Every line that contains "coff" must be located and copied from the data.

Start of DATA FOR PROCESSING

# mhnazeri/PMoE

Hardware: AMD Instinct MI355X
Metric: samples/sec fwd+bwd, 256x256 RGB 4-expert PMoE (higher is better)
Workload: dtype bf16; 1 GPU; 4-expert MoE (PMoE experts), 256x256x3 x4 frames, batch 64/GPU, fwd+moe_loss+bwd, dropout 0.3; global_batch=64, parallelism=dp1

## Files before the change

pmoe_amd/csrc/conv_common.h:

```cpp
#pragma once
#include "common.h"

template <int LOG_RB, int MODE> __device__ __forceinline__ int swz_chunk(int x) {
    if (MODE == 0) return (x >> (8 - LOG_RB)) & ((1 << (LOG_RB - 4)) - 1);
    return ((x >> 1) & 1) << (LOG_RB - 5);
}

template <int LOG_RB, int MODE> __device__ __forceinline__ int lds_chunk_off(int pp, int j) {
    if (MODE == 2) return pp * 192 + (j << 4);
    return (pp << LOG_RB) + ((j ^ swz_chunk<LOG_RB, MODE>(pp)) << 4);
}

struct PatchGeom {
    int n0, n_end, e_first_img;
    int Y0, X0;
    int PH, PW, NPIX;
    int H, W, ld, coff, cmax;
    int dilate, shared;
    int step;
};

template <typename T, int LOG_RB, int NTHR, int MODE, typename TL = T>
__device__ __forceinline__ void load_halo_patch(char* patch, const T* in, const PatchGeom& g, int c0, int tid,
                                                float in_scale = 1.f) {
    constexpr int RB = 1 << LOG_RB, CPR = RB / 16, LOG_CPR = LOG_RB - 4;
    constexpr int PSTEP = NTHR / CPR;
    constexpr int VE = 16 / (int)sizeof(TL);
    constexpr bool CVT = sizeof(TL) != sizeof(T);
    constexpr int UB = CVT ? 2 : 4;
    static_assert(!CVT || (sizeof(T) == 2 && sizeof(TL) == 1), "conversion on load: bf16 -> fp8 only");
    const int pj = tid & (CPR - 1);
    int pp = tid >> LOG_CPR;
    int ix = pp % g.PW;
    const int row = pp / g.PW;
    int iy = row % g.PH, pn = row / g.PH;
    while (pp < g.NPIX) {
        v4i v[UB], v2[CVT ? UB : 1];
        int dst[UB];
#pragma unroll
        for (int u = 0; u < UB; ++u) {
            dst[u] = -1;
            if (pp < g.NPIX) {
                const int n = g.n0 + pn;
                int Y = g.Y0 + iy * g.step, X = g.X0 + ix * g.step;
                bool ok = n < g.n_end && (c0 + pj * VE) < g.cmax;
                if (g.dilate) {
                    ok = ok && Y >= 0 && X >= 0 && !((Y | X) & 1);
                    Y >>= 1; X >>= 1;
                    ok = ok && Y < g.H && X < g.W;
                } else {
                    ok = ok && (unsigned)Y < (unsigned)g.H && (unsigned)X < (unsigned)g.W;
                }
                v[u] = v4i{0, 0, 0, 0};
                if (CVT) v2[u] = v4i{0, 0, 0, 0};
                if (ok) {
                    const int nin = g.shared ? (n - g.e_first_img) : n;
                    const T* src = in + (((size_t)nin * g.H + Y) * g.W + X) * g.ld + g.coff + c0 + pj * VE;
                    v[u] = ldg16(src);
                    if (CVT) v2[u] = ldg16(src + 8);
                }
                dst[u] = pp * RB + ((pj ^ swz_chunk<LOG_RB, MODE>(pp)) << 4);
                pp += PSTEP;
                ix += PSTEP;
                while (ix >= g.PW) {
                    ix -= g.PW;
                    if (++iy == g.PH) { iy = 0; ++pn; }
                }
            }
        }
#pragma unroll
        for (int u = 0; u < UB; ++u)
            if (dst[u] >= 0) {
                if (CVT) *reinterpret_cast<v4i*>(patch + dst[u]) = cvt16_bf16_to_fp8(v[u], v2[u], in_scale);
                else *reinterpret_cast<v4i*>(patch + dst[u]) = v[u];
            }
    }
}

template <typename T, int LOG_RB, int NTHR, int MAXV>
struct PatchStage {
    static constexpr int RB = 1 << LOG_RB, CPR = RB / 16, LOG_CPR = LOG_RB - 4;
    static constexpr int PSTEP = NTHR / CPR;
    static constexpr int VE = 16 / (int)sizeof(T);
    v4i v[MAXV];

    __device__ __forceinline__ void issue(const T* in, const PatchGeom& g, int c0, int tid) {
        const int pj = tid & (CPR - 1);
        int pp = tid >> LOG_CPR;
        int ix = pp % g.PW;
        const int row = pp / g.PW;
        int iy = row % g.PH, pn = row / g.PH;
        const bool cok = (c0 + pj * VE) < g.cmax;
#pragma unroll
        for (int u = 0; u < MAXV; ++u) {
            v[u] = v4i{0, 0, 0, 0};
            if (pp < g.NPIX) {
                const int n = g.n0 + pn;
                int Y = g.Y0 + iy * g.step, X = g.X0 + ix * g.step;
                bool ok = cok && n < g.n_end;
                if (g.dilate) {
                    ok = ok && Y >= 0 && X >= 0 && !((Y | X) & 1);
                    Y >>= 1; X >>= 1;
                    ok = ok && Y < g.H && X < g.W;
                } else {
                    ok = ok && (unsigned)Y < (unsigned)g.H && (unsigned)X < (unsigned)g.W;
                }
                if (ok) {
                    const int nin = g.shared ? (n - g.e_first_img) : n;
                    v[u] = ldg16(in + (((size_t)nin * g.H + Y) * g.W + X) * g.ld + g.coff + c0 + pj * VE);
                }
            }
            pp += PSTEP;
            ix += PSTEP;
            while (ix >= g.PW) {
                ix -= g.PW;
                if (++iy == g.PH) { iy = 0; ++pn; }
            }
        }
    }

    template <int MODE> __device__ __forceinline__ void commit(char* patch, int npix, int tid) const {
        const int pj = tid & (CPR - 1);
#pragma unroll
        for (int u = 0; u < MAXV; ++u) {
            const int pp = (tid >> LOG_CPR) + u * PSTEP;
            if (pp < npix) *reinterpret_cast<v4i*>(patch + lds_chunk_off<LOG_RB, MODE>(pp, pj)) = v[u];
        }
    }
};
```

End of DATA FOR PROCESSING

OUTPUT BELOW:
    int H, W, ld, coff, cmax;
                    const T* src = in + (((size_t)nin * g.H + Y) * g.W + X) * g.ld + g.coff + c0 + pj * VE;
                    v[u] = ldg16(in + (((size_t)nin * g.H + Y) * g.W + X) * g.ld + g.coff + c0 + pj * VE);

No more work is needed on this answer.